# Major problem with FK1000.....



## ads2k (Jul 12, 2006)

Well today i cleaned the car, nothing out of the ordinary there you may think :thumb: however last week I put 2 layers of FK1000 on and this was my problem.

Today thought I would try just foaming and see how clean it left it, well try I did put I couldn't get the bloody foam to stick :doublesho I just keep sliding off  the coating it left on the car was so slick that it just wouldn't stay on there 

So can someone develop a snow foam that works with FK1000 please .....:lol:

ps just added another layer  and I might even add another tomorrow, so easy on/off and hopefully with enough layers nothing will stick to it.


----------



## Neil_S (Oct 26, 2005)

Nice, just back with a couple of tins from the US, going to have the wheels off tomorrow or Sunday for some FK1000 action


----------



## ads2k (Jul 12, 2006)

Neil_S said:


> Nice, just back with a couple of tins from the US, going to have the wheels off tomorrow or Sunday for some FK1000 action


Cheers Neil, you'll love it on wheels. Added 2 layers to those as well last week and pretty much just used the PW and they were clean :thumb:

I did need to give a very very quick wipe, but I always have to with the diamond cut bits on my wheels for some reason no matter what's on them.

Let's see how long it lasts


----------



## Epoch (Jul 30, 2006)

Damm you all


----------



## justin30513 (Dec 12, 2006)

LOL!
Saw the title and I was like damn........gotta cancel my order!
Glad to hear about this problem. Guess you'll have to skip the foaming from now own!


----------



## Alan W (May 11, 2006)

If you haven't already tried it you need some FK425 QD as well! 

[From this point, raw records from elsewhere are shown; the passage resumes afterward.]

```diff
@@ -269,7 +255,7 @@
     constexpr bool FUSED = STEADY && VmcFused<G, P, ZC>::ON;
     double zc[P];
     int labc[P];
-    int src0 = 0, src1 = 0;
+    [[maybe_unused]] double thr = 0.0;
     if constexpr (FUSED) {
 #pragma unroll
         for (int p = 0; p < P; ++p) {
@@ -277,7 +263,6 @@
             zc[p] = (i < n) ? a.pos[wr * n + i] : 0.0;
             labc[p] = (i < n) ? (int)a.label[wr * n + i] : i;
         }
-        vmc_accept_lanes<P>(labc, n, src0, src1);
     }
     bool any_acc = false;
     const unsigned int nst = FUSED ? a.nsteps : 1u;
@@ -286,6 +271,10 @@
     for (unsigned int s = 0; s < nst; ++s) {
     const unsigned int step = a.step + s;
     const int gl = FUSED ? qmc_opaque(gl_top) : gl_top;
+    if constexpr (FUSED) {
+        if ((s & 63u) == 0u)
+            thr = vmc_accept_thresholds(a.seed, slot, step, gl, n);
+    }
     QMC_SECTION("load+philox+wrap");
     double zn[P];
     int labn[P];
@@ -293,10 +282,8 @@
     unsigned int aw0 = 0u, aw1 = 0u;
     bool has0 = false, has1 = false;
     bool outside = false;
-    [[maybe_unused]] uint32_t wacc[P];
 #pragma unroll
     for (int p = 0; p < P; ++p) {
-        wacc[p] = 0u;
         int i = lane_particle<G, P, PAD>(m, gl, p);
         double zp;
         if constexpr (FUSED) {
@@ -322,9 +309,7 @@
                 uint32_t w0, w1;
                 vmc_move_block(a.seed, slot, step, li, w0, w1);
                 d = vmc_move_unit(w0) * a.move_spread;
-                if constexpr (FUSED) {
-                    wacc[p] = w1;
-                } else {
+                if constexpr (!FUSED) {
                     if (li == 0u) { aw0 = w1; has0 = true; }
                     if (li == 1u || n == 1) { aw1 = w1; has1 = true; }
                 }
@@ -332,10 +317,6 @@
         }
         zn[p] = wrap_box(zp + d, m.L);
         if (forced) outside = outside || zn[p] != zp;
-    }
-    if constexpr (FUSED) {
-        aw0 = vmc_read_slot<P>(wacc, src0);
-        aw1 = vmc_read_slot<P>(wacc, src1);
     }
     QMC_SECTION("resort");
     constexpr bool S64 = G == 64 && P == 1 && !ZC;
@@ -399,7 +380,6 @@
     }
     QMC_SECTION("metropolis+store");
     if (FUSED) {
-        ua = u53(aw0, aw1);
     } else if (!forced) {
         if (!LEAN && a.tape) {
             ua = a.tape[(wr * a.tape_steps + a.tape_idx) * (n + 1) + n];
@@ -434,8 +414,9 @@
     if (!active) return;
     if constexpr (FUSED) {
         const double w0 = qmc_uniform_f64(wf_new);
-        acc = ua <= 0.0 || w0 > wf_cur;
-        if (!acc) acc = w0 > 0.5 * log_pos(ua) + wf_cur;
+        const double h = qmc_lane_f64(thr, (int)(s & 63u));
+        acc = h != h || w0 > wf_cur;
+        if (!acc) acc = w0 > h + wf_cur;
         acc = __builtin_amdgcn_readfirstlane((int)acc) != 0;
     } else {
         acc = forced || ua <= 0.0 || wf_new > wf_cur;
@@ -474,7 +455,6 @@
                 zc[p] = zn[p];
                 labc[p] = labn[p];
             }
-            vmc_accept_lanes<P>(labc, n, src0, src1);
             any_acc = true;
         } else {
 #pragma unroll
```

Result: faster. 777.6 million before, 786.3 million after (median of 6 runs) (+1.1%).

The best QD I've come across :thumb:

Alan W


----------



## Neil_S (Oct 26, 2005)

Alan W said:


> If you haven't already tried it you need some FK425 QD as well!
> 
> The best QD I've come across :thumb:
> 
> Alan W


Agreed


----------



## gug54321 (Apr 30, 2008)

Ive found the same problem with the colli when washing, i have to go round the car very quickly where the shampoo is acually beading rather than sheeting across the car, its not really a pain but i like to rinse to the beaded finish not every step lol


----------



## Wheelie_Clean (Jun 16, 2007)

Alan W said:


> If you haven't already tried it you need some FK425 QD as well!
> 
> The best QD I've come across :thumb:
> 
> Alan W


That will please Dom no end:devil:


----------



## Alan W (May 11, 2006)

Wheelie_Clean said:


> That will please Dom no end:devil:


Sorry, but I'm not sure I follow?  Thread title is about FK products, not Dodo.  I'm not being sarcastic I just don't understand your post Wheelie! :lol:

Is Dom developing a QD? If so then I'd suggest FK425 is the one he needs to better with regard to performance.  Neil seems to like it as well. 

Alan W

P.S. Sorry to ads2k for going Off Topic!


----------



## sweetlou (Aug 16, 2008)

haha, good to know! Mines on the way


----------



## Dipesh (Oct 12, 2007)

i got some samples of this and pink wax a few days ago. Can't wait to try it out now!


----------



## Bigpikle (May 21, 2007)

told you so, told you so, told you so..... 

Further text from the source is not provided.